[Material for this task — start]
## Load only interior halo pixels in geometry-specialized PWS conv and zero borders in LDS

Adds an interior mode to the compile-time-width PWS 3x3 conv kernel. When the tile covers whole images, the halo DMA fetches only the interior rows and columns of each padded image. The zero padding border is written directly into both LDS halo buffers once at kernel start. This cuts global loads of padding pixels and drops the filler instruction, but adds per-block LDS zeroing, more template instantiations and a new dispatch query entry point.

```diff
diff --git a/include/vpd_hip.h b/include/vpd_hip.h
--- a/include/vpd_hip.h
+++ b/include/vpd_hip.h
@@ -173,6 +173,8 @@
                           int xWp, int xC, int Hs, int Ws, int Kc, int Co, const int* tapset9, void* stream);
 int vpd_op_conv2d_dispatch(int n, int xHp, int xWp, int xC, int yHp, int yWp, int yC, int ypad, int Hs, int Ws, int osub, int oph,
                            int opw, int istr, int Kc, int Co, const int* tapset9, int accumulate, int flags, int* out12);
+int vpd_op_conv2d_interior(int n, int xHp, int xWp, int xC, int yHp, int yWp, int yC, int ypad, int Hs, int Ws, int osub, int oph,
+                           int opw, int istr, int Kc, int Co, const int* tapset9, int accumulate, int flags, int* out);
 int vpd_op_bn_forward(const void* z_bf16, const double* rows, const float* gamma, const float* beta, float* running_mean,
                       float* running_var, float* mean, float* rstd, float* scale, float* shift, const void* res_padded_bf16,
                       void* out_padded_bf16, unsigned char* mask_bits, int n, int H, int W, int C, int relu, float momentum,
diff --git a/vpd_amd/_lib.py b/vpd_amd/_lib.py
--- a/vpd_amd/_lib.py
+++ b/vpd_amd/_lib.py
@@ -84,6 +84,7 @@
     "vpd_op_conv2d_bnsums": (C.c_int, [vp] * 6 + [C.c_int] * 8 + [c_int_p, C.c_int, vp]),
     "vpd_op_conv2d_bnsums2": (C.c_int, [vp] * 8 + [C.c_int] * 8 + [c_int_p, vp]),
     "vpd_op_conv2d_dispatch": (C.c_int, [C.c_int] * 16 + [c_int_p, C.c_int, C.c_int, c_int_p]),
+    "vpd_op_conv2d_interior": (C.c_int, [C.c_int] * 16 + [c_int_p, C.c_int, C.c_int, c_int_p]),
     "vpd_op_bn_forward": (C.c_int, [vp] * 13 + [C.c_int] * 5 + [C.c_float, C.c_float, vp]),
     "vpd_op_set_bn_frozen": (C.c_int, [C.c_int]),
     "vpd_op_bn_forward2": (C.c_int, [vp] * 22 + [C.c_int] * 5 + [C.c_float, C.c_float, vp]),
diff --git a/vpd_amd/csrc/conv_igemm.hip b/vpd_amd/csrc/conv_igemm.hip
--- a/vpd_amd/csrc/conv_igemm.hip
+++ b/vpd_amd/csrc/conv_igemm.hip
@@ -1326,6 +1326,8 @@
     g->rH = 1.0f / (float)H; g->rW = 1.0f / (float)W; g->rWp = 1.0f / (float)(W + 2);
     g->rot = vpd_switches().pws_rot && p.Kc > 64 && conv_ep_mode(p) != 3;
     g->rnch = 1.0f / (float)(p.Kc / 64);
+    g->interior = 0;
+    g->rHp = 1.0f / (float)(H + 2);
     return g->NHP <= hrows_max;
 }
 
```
[Material for this task — finish]
Task objective: Go through the listing and copy each line with the string "void".

Answer to this problem:
                           int xWp, int xC, int Hs, int Ws, int Kc, int Co, const int* tapset9, void* stream);
 int vpd_op_bn_forward(const void* z_bf16, const double* rows, const float* gamma, const float* beta, float* running_mean,
                       float* running_var, float* mean, float* rstd, float* scale, float* shift, const void* res_padded_bf16,
                       void* out_padded_bf16, unsigned char* mask_bits, int n, int H, int W, int C, int relu, float momentum,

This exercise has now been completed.